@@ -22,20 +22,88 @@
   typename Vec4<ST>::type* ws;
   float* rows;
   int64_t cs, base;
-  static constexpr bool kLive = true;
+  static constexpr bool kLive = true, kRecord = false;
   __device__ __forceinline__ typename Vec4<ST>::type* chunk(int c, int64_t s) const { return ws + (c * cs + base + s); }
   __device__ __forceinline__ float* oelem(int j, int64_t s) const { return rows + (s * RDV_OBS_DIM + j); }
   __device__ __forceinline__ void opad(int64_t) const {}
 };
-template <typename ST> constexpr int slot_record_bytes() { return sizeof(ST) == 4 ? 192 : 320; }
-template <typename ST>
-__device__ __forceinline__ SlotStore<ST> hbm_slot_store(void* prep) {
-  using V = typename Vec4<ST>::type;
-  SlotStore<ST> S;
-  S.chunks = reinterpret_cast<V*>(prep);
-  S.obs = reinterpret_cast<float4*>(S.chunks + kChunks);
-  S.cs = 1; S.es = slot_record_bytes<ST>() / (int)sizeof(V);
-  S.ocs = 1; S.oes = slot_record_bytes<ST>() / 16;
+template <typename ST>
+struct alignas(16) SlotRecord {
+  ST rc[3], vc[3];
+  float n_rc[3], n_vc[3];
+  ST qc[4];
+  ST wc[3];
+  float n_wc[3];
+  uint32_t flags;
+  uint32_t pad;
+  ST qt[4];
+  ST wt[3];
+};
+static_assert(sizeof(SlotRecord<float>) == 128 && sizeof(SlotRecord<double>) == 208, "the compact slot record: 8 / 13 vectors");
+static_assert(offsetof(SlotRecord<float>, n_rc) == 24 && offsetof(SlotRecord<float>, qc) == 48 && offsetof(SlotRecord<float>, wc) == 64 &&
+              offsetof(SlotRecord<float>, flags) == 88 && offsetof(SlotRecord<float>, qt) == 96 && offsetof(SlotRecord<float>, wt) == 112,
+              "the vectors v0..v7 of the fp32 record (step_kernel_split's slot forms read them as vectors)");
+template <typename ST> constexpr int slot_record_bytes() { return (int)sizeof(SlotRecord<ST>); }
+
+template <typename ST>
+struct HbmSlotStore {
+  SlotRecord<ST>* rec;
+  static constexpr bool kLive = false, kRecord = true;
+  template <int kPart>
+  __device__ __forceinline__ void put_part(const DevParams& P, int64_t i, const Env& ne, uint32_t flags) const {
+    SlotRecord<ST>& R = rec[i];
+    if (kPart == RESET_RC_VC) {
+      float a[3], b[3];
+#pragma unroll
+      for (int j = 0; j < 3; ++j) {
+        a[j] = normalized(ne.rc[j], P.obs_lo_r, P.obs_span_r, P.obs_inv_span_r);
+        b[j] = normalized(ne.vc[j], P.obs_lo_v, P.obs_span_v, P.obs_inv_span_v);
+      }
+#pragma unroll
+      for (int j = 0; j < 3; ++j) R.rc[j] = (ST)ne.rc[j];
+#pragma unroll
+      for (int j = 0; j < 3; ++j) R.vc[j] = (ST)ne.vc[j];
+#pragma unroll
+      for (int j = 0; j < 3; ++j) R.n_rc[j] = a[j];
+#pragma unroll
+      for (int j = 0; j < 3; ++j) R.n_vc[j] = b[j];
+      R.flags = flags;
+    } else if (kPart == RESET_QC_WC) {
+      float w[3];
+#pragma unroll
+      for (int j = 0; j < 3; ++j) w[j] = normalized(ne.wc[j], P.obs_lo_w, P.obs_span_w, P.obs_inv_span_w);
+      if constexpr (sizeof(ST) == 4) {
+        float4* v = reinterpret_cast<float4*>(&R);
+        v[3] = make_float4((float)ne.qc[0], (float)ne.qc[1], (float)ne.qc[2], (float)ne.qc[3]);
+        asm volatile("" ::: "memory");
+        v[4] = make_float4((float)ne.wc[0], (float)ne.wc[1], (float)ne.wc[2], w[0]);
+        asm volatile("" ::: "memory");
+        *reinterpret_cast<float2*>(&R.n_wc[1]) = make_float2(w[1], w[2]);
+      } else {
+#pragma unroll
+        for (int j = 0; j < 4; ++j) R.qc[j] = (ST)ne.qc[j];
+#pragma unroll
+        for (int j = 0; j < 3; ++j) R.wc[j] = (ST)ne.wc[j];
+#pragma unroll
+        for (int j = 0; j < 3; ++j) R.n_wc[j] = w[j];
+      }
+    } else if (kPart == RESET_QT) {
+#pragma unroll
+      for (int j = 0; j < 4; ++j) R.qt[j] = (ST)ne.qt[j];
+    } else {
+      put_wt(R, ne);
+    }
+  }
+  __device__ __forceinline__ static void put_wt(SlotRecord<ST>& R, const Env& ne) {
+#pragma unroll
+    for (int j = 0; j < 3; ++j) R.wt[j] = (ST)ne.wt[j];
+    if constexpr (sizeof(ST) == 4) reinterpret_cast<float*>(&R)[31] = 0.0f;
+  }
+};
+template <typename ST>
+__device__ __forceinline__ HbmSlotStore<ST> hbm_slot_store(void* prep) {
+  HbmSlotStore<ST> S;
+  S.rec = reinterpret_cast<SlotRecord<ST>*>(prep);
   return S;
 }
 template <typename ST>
==
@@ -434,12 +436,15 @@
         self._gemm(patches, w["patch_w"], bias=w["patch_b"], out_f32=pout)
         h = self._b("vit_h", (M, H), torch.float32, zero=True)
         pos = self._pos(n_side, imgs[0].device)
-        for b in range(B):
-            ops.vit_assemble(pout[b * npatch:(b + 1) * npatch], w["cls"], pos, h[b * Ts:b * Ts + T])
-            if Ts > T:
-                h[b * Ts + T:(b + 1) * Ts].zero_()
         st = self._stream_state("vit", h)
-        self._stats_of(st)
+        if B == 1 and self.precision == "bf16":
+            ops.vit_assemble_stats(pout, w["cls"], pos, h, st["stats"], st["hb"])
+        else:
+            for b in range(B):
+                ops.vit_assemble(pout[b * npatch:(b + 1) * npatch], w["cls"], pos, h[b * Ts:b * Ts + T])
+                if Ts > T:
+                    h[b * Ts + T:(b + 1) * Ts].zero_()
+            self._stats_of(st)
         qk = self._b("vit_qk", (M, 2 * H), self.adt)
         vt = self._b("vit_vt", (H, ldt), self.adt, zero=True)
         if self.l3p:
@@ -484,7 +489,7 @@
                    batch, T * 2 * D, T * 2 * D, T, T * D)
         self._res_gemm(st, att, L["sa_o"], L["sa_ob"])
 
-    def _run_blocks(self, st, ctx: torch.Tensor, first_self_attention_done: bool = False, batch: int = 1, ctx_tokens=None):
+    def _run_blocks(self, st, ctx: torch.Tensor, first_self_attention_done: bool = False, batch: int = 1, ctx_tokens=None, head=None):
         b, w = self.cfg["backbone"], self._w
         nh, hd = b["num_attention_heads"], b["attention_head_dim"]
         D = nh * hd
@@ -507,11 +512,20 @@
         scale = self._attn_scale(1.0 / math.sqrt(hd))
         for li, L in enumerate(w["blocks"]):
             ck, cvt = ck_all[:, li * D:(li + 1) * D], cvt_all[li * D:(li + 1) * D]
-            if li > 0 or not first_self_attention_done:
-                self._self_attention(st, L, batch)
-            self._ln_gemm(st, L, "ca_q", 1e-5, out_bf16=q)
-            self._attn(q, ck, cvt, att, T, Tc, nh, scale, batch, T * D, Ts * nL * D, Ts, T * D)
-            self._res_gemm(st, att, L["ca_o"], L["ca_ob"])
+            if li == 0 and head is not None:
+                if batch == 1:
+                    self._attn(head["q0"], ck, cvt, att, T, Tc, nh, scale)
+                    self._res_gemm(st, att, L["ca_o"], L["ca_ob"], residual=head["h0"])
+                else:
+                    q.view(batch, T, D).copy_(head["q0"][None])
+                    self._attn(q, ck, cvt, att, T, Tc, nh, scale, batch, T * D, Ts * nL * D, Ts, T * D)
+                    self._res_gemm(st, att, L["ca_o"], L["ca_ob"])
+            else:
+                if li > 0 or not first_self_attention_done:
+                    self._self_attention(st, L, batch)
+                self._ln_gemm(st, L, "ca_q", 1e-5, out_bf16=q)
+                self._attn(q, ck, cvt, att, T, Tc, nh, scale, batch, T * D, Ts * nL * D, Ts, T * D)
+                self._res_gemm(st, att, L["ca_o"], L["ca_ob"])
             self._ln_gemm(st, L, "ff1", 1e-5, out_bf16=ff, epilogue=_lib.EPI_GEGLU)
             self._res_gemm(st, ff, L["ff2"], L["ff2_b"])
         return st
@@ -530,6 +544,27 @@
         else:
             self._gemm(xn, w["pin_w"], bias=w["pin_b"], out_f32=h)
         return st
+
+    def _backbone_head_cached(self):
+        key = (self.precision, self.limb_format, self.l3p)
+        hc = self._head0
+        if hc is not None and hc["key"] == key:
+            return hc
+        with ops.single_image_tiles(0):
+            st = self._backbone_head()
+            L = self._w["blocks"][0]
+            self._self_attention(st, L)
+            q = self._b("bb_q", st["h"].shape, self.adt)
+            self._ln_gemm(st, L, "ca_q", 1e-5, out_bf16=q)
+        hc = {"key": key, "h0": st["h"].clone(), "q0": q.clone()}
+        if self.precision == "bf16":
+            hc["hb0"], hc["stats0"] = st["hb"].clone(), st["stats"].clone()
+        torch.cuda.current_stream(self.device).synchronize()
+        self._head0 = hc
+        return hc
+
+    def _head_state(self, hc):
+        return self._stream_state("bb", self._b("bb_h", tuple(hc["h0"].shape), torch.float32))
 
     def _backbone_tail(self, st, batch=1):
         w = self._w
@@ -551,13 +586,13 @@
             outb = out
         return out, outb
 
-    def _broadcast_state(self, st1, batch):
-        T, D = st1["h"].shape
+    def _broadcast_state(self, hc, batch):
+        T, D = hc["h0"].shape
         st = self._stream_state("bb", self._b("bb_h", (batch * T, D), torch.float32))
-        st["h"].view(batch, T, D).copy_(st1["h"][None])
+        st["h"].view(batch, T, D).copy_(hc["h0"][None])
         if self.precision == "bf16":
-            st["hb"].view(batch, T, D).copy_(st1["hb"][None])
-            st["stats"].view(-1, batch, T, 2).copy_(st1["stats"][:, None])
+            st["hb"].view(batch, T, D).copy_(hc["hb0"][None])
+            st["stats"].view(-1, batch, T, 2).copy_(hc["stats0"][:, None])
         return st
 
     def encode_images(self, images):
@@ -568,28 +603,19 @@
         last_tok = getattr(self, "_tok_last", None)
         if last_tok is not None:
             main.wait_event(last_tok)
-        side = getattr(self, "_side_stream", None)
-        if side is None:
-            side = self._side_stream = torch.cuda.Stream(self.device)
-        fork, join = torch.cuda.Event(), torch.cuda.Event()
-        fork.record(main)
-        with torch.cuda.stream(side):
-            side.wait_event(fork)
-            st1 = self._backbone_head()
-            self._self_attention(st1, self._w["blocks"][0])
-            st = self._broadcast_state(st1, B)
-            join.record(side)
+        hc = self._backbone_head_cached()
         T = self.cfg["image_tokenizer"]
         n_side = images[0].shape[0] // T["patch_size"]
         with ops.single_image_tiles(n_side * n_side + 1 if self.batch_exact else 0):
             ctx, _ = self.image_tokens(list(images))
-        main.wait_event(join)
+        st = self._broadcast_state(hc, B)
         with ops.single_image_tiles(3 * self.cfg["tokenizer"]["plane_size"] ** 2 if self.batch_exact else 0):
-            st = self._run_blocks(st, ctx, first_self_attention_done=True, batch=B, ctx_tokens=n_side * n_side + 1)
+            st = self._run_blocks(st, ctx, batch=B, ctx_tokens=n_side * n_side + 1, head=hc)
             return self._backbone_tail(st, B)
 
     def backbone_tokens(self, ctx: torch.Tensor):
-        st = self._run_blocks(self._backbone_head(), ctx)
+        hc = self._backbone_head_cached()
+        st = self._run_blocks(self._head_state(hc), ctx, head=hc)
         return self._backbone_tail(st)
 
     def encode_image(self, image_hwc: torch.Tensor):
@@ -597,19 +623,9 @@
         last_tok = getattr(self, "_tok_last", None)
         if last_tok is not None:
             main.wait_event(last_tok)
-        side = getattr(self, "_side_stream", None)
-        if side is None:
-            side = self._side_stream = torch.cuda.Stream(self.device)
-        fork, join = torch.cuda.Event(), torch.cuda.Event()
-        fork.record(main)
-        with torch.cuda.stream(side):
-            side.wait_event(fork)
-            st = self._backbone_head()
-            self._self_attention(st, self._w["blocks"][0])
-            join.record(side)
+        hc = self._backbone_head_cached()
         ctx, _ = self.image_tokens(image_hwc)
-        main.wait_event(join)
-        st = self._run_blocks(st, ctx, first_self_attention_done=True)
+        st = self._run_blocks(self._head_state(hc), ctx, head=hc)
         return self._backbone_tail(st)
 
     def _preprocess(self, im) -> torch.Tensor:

YOUR TASK »
From the listing above, output exactly the run of lines that starts with the line containing "with ops.single_image_tiles(n_side *" and ends with the line containing "st = self._broadcast_state(hc, B)".

FINAL ANSWER »
         with ops.single_image_tiles(n_side * n_side + 1 if self.batch_exact else 0):
             ctx, _ = self.image_tokens(list(images))
-        main.wait_event(join)
+        st = self._broadcast_state(hc, B)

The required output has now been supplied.